template <int NF, int KS, int CG, int NT, bool XDB, int MODE = 0>
__global__ __launch_bounds__(NT, 2) void conv_pw_fused_kernel(const PwK k) {
  constexpr bool DG = MODE == 1;
  constexpr int CW = NF * 16;
  extern __shared__ __attribute__((aligned(16))) char smem[];
  char* wl = smem;
  float* coef = reinterpret_cast<float*>(smem + KS * k.cout * 64);
  const int tid = threadIdx.x, lane = tid & 63, wave = tid >> 6;
  const int l15 = lane & 15, g = lane >> 4;
  {
    const __amdgpu_buffer_rsrc_t wrs = sfk_make_rsrc(k.w, (uint32_t)k.cout * (uint32_t)k.K * 2u);
    const int segs = k.cout * KS * 4;
    for (int i = tid; i < segs; i += NT) {
      const int s = i & 3, ks = (i >> 2) % KS, r = i / (4 * KS);
      const int kk = ks * 32 + s * 8;
      const uint4 v = sfk_buffer_load16(wrs, kk < k.K ? (uint32_t)((r * k.K + kk) * 2) : SFK_OOB);
      *reinterpret_cast<uint4*>(wl + ks * k.cout * 64 + slab_off(r, s)) = v;
    }
    if (MODE == 0) for (int i = tid; i < k.cout; i += NT) {
      coef[i] = k.scale ? k.scale[i] : 1.f;
      coef[k.cout + i] = (k.shift ? k.shift[i] : 0.f) + ((k.res && k.rshift) ? k.rshift[i] : 0.f);
      coef[2 * k.cout + i] = (k.res && k.rscale) ? k.rscale[i] : 1.f;
    }
  }
  __syncthreads();

  const __amdgpu_buffer_rsrc_t xrs = sfk_make_rsrc(k.x, k.xbytes);
  const __amdgpu_buffer_rsrc_t rrs = sfk_make_rsrc(k.res, k.res ? k.rbytes : 0u);
  const bool has_res = k.res != nullptr;
  constexpr int WPB = NT / 64;
  const int wg = (blockIdx.x * WPB + wave);
  const int cgi = wg % CG, wi = wg / CG, nw = (gridDim.x * WPB) / CG;
  const int co_w = cgi * CW;
  const int ntiles = (k.M + 15) >> 4;
  const bf16_t* __restrict__ dummy = nullptr;
  (void)dummy;

  uint4 xc[KS], xn[XDB ? KS : 1];
  uint4 rc[NF / 2], rn[NF / 2];
  uint32_t mc[DG ? NF / 2 : 1], mn[DG ? NF / 2 : 1];
  float csum[DG ? NF / 2 : 1][8];
  if constexpr (DG) {
#pragma unroll
    for (int p = 0; p < NF / 2; ++p)
#pragma unroll
      for (int e = 0; e < 8; ++e) csum[p][e] = 0.f;
  }
  auto issue_x = [&](int tile, uint4 (&xv)[KS]) __attribute__((always_inline)) {
    int m = tile * 16 + l15;
    if (m >= k.M) m = k.M - 1;
    const uint32_t xrow = (uint32_t)(((int64_t)m * k.xld + k.xoff) * 2);
#pragma unroll
    for (int ks = 0; ks < KS; ++ks) {
      const int kk = ks * 32 + g * 8;
      xv[ks] = sfk_buffer_load16(xrs, kk < k.K ? xrow + (uint32_t)(kk * 2) : SFK_OOB);
    }
  };
  auto issue_r = [&](int tile, uint4 (&rv)[NF / 2], uint32_t (&mv)[DG ? NF / 2 : 1]) __attribute__((always_inline)) {
    if (has_res) {
      int m = tile * 16 + l15;
      if (m >= k.M) m = k.M - 1;
      const uint32_t rrow = (uint32_t)(((int64_t)m * k.rld + k.roff + co_w) * 2);
#pragma unroll
      for (int p = 0; p < NF / 2; ++p)
        rv[p] = sfk_buffer_load16(rrs, rrow + (uint32_t)((32 * p + 16 * (g & 1) + 8 * (g >> 1)) * 2));
      if constexpr (DG) {
#pragma unroll
        for (int p = 0; p < NF / 2; ++p)
          mv[p] = k.mbits[(int64_t)m * (k.cout >> 3) + ((co_w + 32 * p + 16 * (g & 1) + 8 * (g >> 1)) >> 3)];
      }
    }
  };

  int tile = wi;
  if (MODE == 0 && tile >= ntiles) return;
  if (tile < ntiles) {
    issue_x(tile, xc);
    issue_r(tile, rc, mc);
  }
  bf16_t* __restrict__ yp = static_cast<bf16_t*>(k.y);
  for (; tile < ntiles; tile += nw) {
    const int nxt = tile + nw;
    if (nxt < ntiles) {
      if constexpr (XDB) issue_x(nxt, reinterpret_cast<uint4(&)[KS]>(xn));
      issue_r(nxt, rn, mn);
    }
    f32x4 acc[NF];
#pragma unroll
    for (int i = 0; i < NF; ++i) acc[i] = f32x4{0.f, 0.f, 0.f, 0.f};
    const char* wlt = wl;
    if constexpr (NF * KS >= 32) asm volatile("" : "+v"(wlt));
#pragma unroll
    for (int ks = 0; ks < KS; ++ks) {
      const bf16x8 b = __builtin_bit_cast(bf16x8, xc[ks]);
#pragma unroll
      for (int i = 0; i < NF; ++i) {
        const bf16x8 a = *reinterpret_cast<const bf16x8*>(wlt + ks * k.cout * 64 + slab_off(co_w + 16 * i + l15, g));
        acc[i] = __builtin_amdgcn_mfma_f32_16x16x32_bf16(a, b, acc[i], 0, 0, 0);
      }
    }
    if constexpr (!XDB) {
      if (nxt < ntiles) issue_x(nxt, xc);
    }
    const int m = tile * 16 + l15;
    const bool rok = m < k.M;
    const int64_t yrow = (int64_t)m * k.yld + k.yoff;
#pragma unroll
    for (int p = 0; p < NF / 2; ++p) {
      float v[8] = {acc[2 * p][0], acc[2 * p][1], acc[2 * p][2], acc[2 * p][3],
                    acc[2 * p + 1][0], acc[2 * p + 1][1], acc[2 * p + 1][2], acc[2 * p + 1][3]};
#pragma unroll
      for (int e = 0; e < 4; ++e) swap16f(v[e], v[4 + e]);
      const int co = co_w + 32 * p + 16 * (g & 1) + 8 * (g >> 1);
      if constexpr (DG) {
        const bf16x8 r8 = __builtin_bit_cast(bf16x8, rc[p]);
        bf16x8 o;
#pragma unroll
        for (int e = 0; e < 8; ++e) {
          const float f = ((mc[p] >> e) & 1u) ? v[e] + (float)r8[e] : 0.f;
          o[e] = (bf16_t)f;
          if (rok) csum[p][e] += (float)o[e];
        }
        if (rok) *reinterpret_cast<bf16x8*>(yp + yrow + co) = o;
        continue;
      }
      const float4 s0 = *reinterpret_cast<const float4*>(coef + co), s1 = *reinterpret_cast<const float4*>(coef + co + 4);
      const float4 h0 = *reinterpret_cast<const float4*>(coef + k.cout + co), h1 = *reinterpret_cast<const float4*>(coef + k.cout + co + 4);
      const float sc[8] = {s0.x, s0.y, s0.z, s0.w, s1.x, s1.y, s1.z, s1.w};
      const float sh[8] = {h0.x, h0.y, h0.z, h0.w, h1.x, h1.y, h1.z, h1.w};
      float f[8];
#pragma unroll
      for (int e = 0; e < 8; ++e) f[e] = v[e] * sc[e] + sh[e];
      if (has_res) {
        const float4 q0 = *reinterpret_cast<const float4*>(coef + 2 * k.cout + co), q1 = *reinterpret_cast<const float4*>(coef + 2 * k.cout + co + 4);
        const float rs[8] = {q0.x, q0.y, q0.z, q0.w, q1.x, q1.y, q1.z, q1.w};
        const bf16x8 r8 = __builtin_bit_cast(bf16x8, rc[p]);
#pragma unroll
        for (int e = 0; e < 8; ++e) f[e] += (float)r8[e] * rs[e];
      }
      uint32_t bits = 0;
      bf16x8 o;
#pragma unroll
      for (int e = 0; e < 8; ++e) {
        if (k.relu) {
          bits |= (f[e] > 0.f ? 1u : 0u) << e;
          f[e] = f[e] > 0.f ? f[e] : 0.f;
        }
        o[e] = (bf16_t)f[e];
      }
      if (rok) {
        *reinterpret_cast<bf16x8*>(yp + yrow + co) = o;
        if (k.bits) k.bits[(int64_t)m * (k.cout >> 3) + (co >> 3)] = (uint8_t)bits;
      }
    }
    if constexpr (XDB) {
#pragma unroll
      for (int ks = 0; ks < KS; ++ks) xc[ks] = xn[ks];
    }
#pragma unroll
    for (int p = 0; p < NF / 2; ++p) rc[p] = rn[p];
    if constexpr (DG) {
#pragma unroll
      for (int p = 0; p < NF / 2; ++p) mc[p] = mn[p];
    }
  }
  if constexpr (DG) {
    float* row = k.parts + (int64_t)wi * k.cout * 2;
#pragma unroll
    for (int p = 0; p < NF / 2; ++p) {
#pragma unroll
      for (int e = 0; e < 8; ++e) {
        float t = csum[p][e];
#pragma unroll
        for (int sft = 1; sft < 16; sft <<= 1) t += __shfl_xor(t, sft);
        csum[p][e] = t;
      }
      if (l15 == 0) {
        const int co = co_w + 32 * p + 16 * (g & 1) + 8 * (g >> 1);
#pragma unroll
        for (int e = 0; e < 8; ++e) *reinterpret_cast<float2*>(row + (co + e) * 2) = make_float2(csum[p][e], 0.f);
      }
    }
  }
}

inline int pw_blocks(int M, int CG, int NT) {
  const int WPB = NT / 64;
  const int ntiles = (M + 15) / 16;
  int blocks = 256 * (NT == 512 ? 1 : 2);
  while ((blocks * WPB) % CG) --blocks;
  int need = (ntiles * CG + WPB - 1) / WPB;
  while ((need * WPB) % CG) ++need;
  return blocks < need ? blocks : need;
}

template <int NF, int KS, int CG, int NT, bool XDB, int MODE = 0>
int pw_launch(const PwK& k, hipStream_t s, int* dry, int kernel) {
  if (dry) {
    *dry = SFK_IGEMM_ROUTE(kernel, 1, 32 * KS, NF * 16 * CG, MODE, 0, 1);
    return SFK_OK;
  }
  const size_t lds = (size_t)KS * k.cout * 64 + (size_t)3 * k.cout * 4;
  static bool attr_set = false;
  if (lds > 64 * 1024 && !attr_set) {
    if (hipFuncSetAttribute(reinterpret_cast<const void*>(&conv_pw_fused_kernel<NF, KS, CG, NT, XDB, MODE>),
                            hipFuncAttributeMaxDynamicSharedMemorySize, (int)lds) != hipSuccess)
      return SFK_ERR_LAUNCH;
    attr_set = true;
  }
  hipLaunchKernelGGL((conv_pw_fused_kernel<NF, KS, CG, NT, XDB, MODE>), dim3(pw_blocks(k.M, CG, NT)), dim3(NT), lds, s, k);
  SFK_CHECK_LAUNCH();
  return SFK_OK;
}

typedef __bf16 bf16x2_t __attribute__((ext_vector_type(2)));

template <int C1, int C2, int CO>
__global__ __launch_bounds__(256, 4) void pw_dual_kernel(const bf16_t* __restrict__ x1, int ld1, int off1,
                                                      const bf16_t* __restrict__ x2, int ld2, int off2,
                                                      const bf16_t* __restrict__ w1, const bf16_t* __restrict__ w2,
                                                      const float* __restrict__ bias, bf16_t* __restrict__ y, int ldy, int offy,
                                                      int64_t pixels) {
  constexpr int KP = (C1 + C2) / 2;
  __shared__ __attribute__((aligned(16))) uint32_t wl[CO * KP];
  __shared__ float bl[CO];
  for (int i = threadIdx.x; i < CO * KP; i += 256) {
    const int co = i / KP, kp = i % KP;
    const bf16_t* src = kp < C1 / 2 ? w1 + co * C1 + 2 * kp : w2 + co * C2 + 2 * (kp - C1 / 2);
    wl[i] = *reinterpret_cast<const uint32_t*>(src);
  }
  if (threadIdx.x < CO) bl[threadIdx.x] = bias ? bias[threadIdx.x] : 0.f;
  __syncthreads();
  constexpr int U = 1;
  for (int64_t p0 = (int64_t)blockIdx.x * 256 * U + threadIdx.x; p0 < pixels; p0 += (int64_t)gridDim.x * 256 * U) {
    uint4 a[U][C1 / 8], b[U][C2 / 8];
#pragma unroll
    for (int u = 0; u < U; ++u) {
      const int64_t p = p0 + u * 256 < pixels ? p0 + u * 256 : p0;
#pragma unroll
      for (int i = 0; i < C1 / 8; ++i) a[u][i] = *reinterpret_cast<const uint4*>(x1 + p * ld1 + off1 + 8 * i);
#pragma unroll
      for (int i = 0; i < C2 / 8; ++i) b[u][i] = *reinterpret_cast<const uint4*>(x2 + p * ld2 + off2 + 8 * i);
    }
    uint32_t woff = 0;
    for (int c8 = 0; c8 < CO; c8 += 8) {
      float acc[U][8];
#pragma unroll
      for (int j = 0; j < 8; ++j) {
        const int co = c8 + j;
#pragma unroll
        for (int u = 0; u < U; ++u) acc[u][j] = bl[co];
#pragma unroll
        for (int q = 0; q < KP / 4; ++q) {
          const uint4 wv = *reinterpret_cast<const uint4*>(&wl[co * KP + 4 * q + woff]);
          const uint32_t wp[4] = {wv.x, wv.y, wv.z, wv.w};
#pragma unroll
          for (int u = 0; u < U; ++u) {
            const uint4 xv = q < C1 / 8 ? a[u][q < C1 / 8 ? q : 0] : b[u][q >= C1 / 8 ? q - C1 / 8 : 0];
            const uint32_t xp[4] = {xv.x, xv.y, xv.z, xv.w};
#pragma unroll
            for (int e = 0; e < 4; ++e)
              acc[u][j] = __builtin_amdgcn_fdot2_f32_bf16(__builtin_bit_cast(bf16x2_t, xp[e]), __builtin_bit_cast(bf16x2_t, wp[e]),
                                                          acc[u][j], false);
          }
        }
        asm volatile("" : "+v"(woff) : "v"(acc[0][j]));
      }
#pragma unroll
      for (int u = 0; u < U; ++u) {
        const int64_t p = p0 + u * 256;
        if (p < pixels) {
          bf16x8 o;
#pragma unroll
          for (int e = 0; e < 8; ++e) o[e] = (bf16_t)acc[u][e];
          *reinterpret_cast<bf16x8*>(y + p * ldy + offy + c8) = o;
        }
      }
    }
  }
}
• • • •
Please go over the data above and tally every line holding "ntiles"; reply only with the count.

▶ Response to the exercise
8